Saved entries
◆ ◆ ◆ ◆ ◆ ◆ ◆

class InitOut(C.Structure):
    _fields_ = [("found", C.c_int32), ("flag_fail", C.c_int32), ("n_estimates", C.c_int32),
                ("n_candidates", C.c_int32), ("first_match", C.c_int32), ("n_corr", C.c_int32),
                ("corr", C.c_uint32 * (2 * MAX_MARKERS)), ("predicted_pose", C.c_double * 12),
                ("hist_total", C.c_uint64)]

    def as_dict(self) -> dict:
        return {"found": self.found, "flag_fail": self.flag_fail, "n_estimates": self.n_estimates,
                "n_candidates": self.n_candidates, "first_match": self.first_match,
                "pairs": np.array(self.corr[: 2 * self.n_corr], dtype=np.uint32).reshape(-1, 2),
                "predicted_pose": np.array(self.predicted_pose), "hist_total": self.hist_total}


class InitIn(C.Structure):
    _fields_ = [("blobs", C.POINTER(C.c_double)), ("B", C.c_int32), ("pad", C.c_int32)]


class InitPlan(C.Structure):
    _fields_ = [("items", C.c_int64), ("first_block", C.c_int32), ("blocks", C.c_int32), ("bucket", C.c_int32),
                ("lds_hist", C.c_int32)]

    def as_dict(self) -> dict:
        return {k: getattr(self, k) for k, _ in self._fields_}


class DetectParams(C.Structure):
    _fields_ = [("threshold_value", C.c_int32), ("active_markers", C.c_int32), ("gaussian_sigma", C.c_double),
                ("min_blob_area", C.c_double), ("max_blob_area", C.c_double),
                ("max_width_height_distortion", C.c_double), ("max_circular_distortion", C.c_double),
                ("D", C.c_double * 5), ("roi_x", C.c_int32), ("roi_y", C.c_int32), ("roi_w", C.c_int32),
                ("roi_h", C.c_int32)]


class DetectOut(C.Structure):
    _fields_ = [("n", C.c_int32), ("n_components", C.c_int32), ("overflow", C.c_int32), ("pad", C.c_int32)]


class DetectImage(C.Structure):
    _fields_ = [("ctx", C.c_void_p), ("image", C.POINTER(C.c_uint8)), ("width", C.c_int32), ("height", C.c_int32),
                ("pitch", C.c_int32), ("pad", C.c_int32)]


class DetectCrop(C.Structure):
    _fields_ = [("offset", C.c_int64), ("pitch", C.c_int32), ("shared_with", C.c_int32)]


class LaunchConfig(C.Structure):
    _fields_ = [("pf", Params), ("init", InitParams), ("num_objects", C.c_int32),
                ("markers_per_object", C.c_int32 * 4), ("use_particle_filter", C.c_int32),
                ("downgrade", C.c_uint8 * MAX_MARKERS)]


class FrameOut(C.Structure):
    _fields_ = [
        ("iters", C.c_int32), ("kept_iter", C.c_int32), ("most_likely_idx", C.c_int32),
        ("accepted", C.c_int32), ("resampled", C.c_int32), ("winner_idx", C.c_int32),
        ("n_corr", C.c_int32), ("flag_fail", C.c_int32),
        ("highest_prob", C.c_double), ("prob_sum", C.c_double),
        ("winner_pose", C.c_double * 12), ("most_likely_pose", C.c_double * 12),
        ("corr", C.c_uint32 * (2 * MAX_MARKERS)),
    ]

    def pairs(self) -> np.ndarray:
        return np.array(self.corr[: 2 * self.n_corr], dtype=np.uint32).reshape(-1, 2)

    def as_dict(self) -> dict:
        return {
            "iters": self.iters, "kept_iter": self.kept_iter, "most_likely_idx": self.most_likely_idx,
            "accepted": self.accepted, "resampled": self.resampled, "winner_idx": self.winner_idx,
            "n_corr": self.n_corr, "flag_fail": self.flag_fail, "highest_prob": self.highest_prob,
            "prob_sum": self.prob_sum, "winner_pose": np.array(self.winner_pose),
            "most_likely_pose": np.array(self.most_likely_pose), "pairs": self.pairs(),
        }


class CloudOut(C.Structure):
    _fields_ = [("n", C.c_int64), ("degenerate", C.c_int32), ("pad", C.c_int32),
                ("wsum", C.c_double), ("ess", C.c_double), ("mean_twist", C.c_double * 6),
                ("cov", C.c_double * 36), ("mean_pose", C.c_double * 12),
                ("max_trans", C.c_double), ("max_rot", C.c_double)]

    def as_dict(self) -> dict:
        return {"n": self.n, "degenerate": self.degenerate, "wsum": self.wsum, "ess": self.ess,
                "mean_twist": np.array(self.mean_twist), "cov": np.array(self.cov).reshape(6, 6),
                "mean_pose": np.array(self.mean_pose), "max_trans": self.max_trans, "max_rot": self.max_rot}


class CloudIn(C.Structure):
    _fields_ = [("ref_pose", C.c_double * 12), ("which", C.c_int32), ("pad", C.c_int32)]


class CloudPlan(C.Structure):
    _fields_ = [("first_block", C.c_int32), ("blocks", C.c_int32)]

    def as_dict(self) -> dict:
        return {"first_block": self.first_block, "blocks": self.blocks}


class ModesParams(C.Structure):
    _fields_ = [("trans_scale", C.c_double), ("rot_scale", C.c_double), ("max_dist", C.c_double)]


class ModeOut(C.Structure):
    _fields_ = [("stats", CloudOut), ("share", C.c_double)]

    def as_dict(self) -> dict:
        d = self.stats.as_dict()
        d["share"] = self.share
        return d


assert C.sizeof(ModesParams) == 24 and C.sizeof(CloudOut) == 480 and C.sizeof(ModeOut) == 488


class AssocIn(C.Structure):
    _fields_ = [("blobs", C.POINTER(C.c_double)), ("B", C.c_int32), ("bank_frame", C.c_int32)]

◆ ◆ ◆ ◆ ◆ ◆ ◆

» TASK GOAL
Return, from the data above, each line in which the string "reshape" appears.

» RESULT
                "pairs": np.array(self.corr[: 2 * self.n_corr], dtype=np.uint32).reshape(-1, 2),
        return np.array(self.corr[: 2 * self.n_corr], dtype=np.uint32).reshape(-1, 2)
                "mean_twist": np.array(self.mean_twist), "cov": np.array(self.cov).reshape(6, 6),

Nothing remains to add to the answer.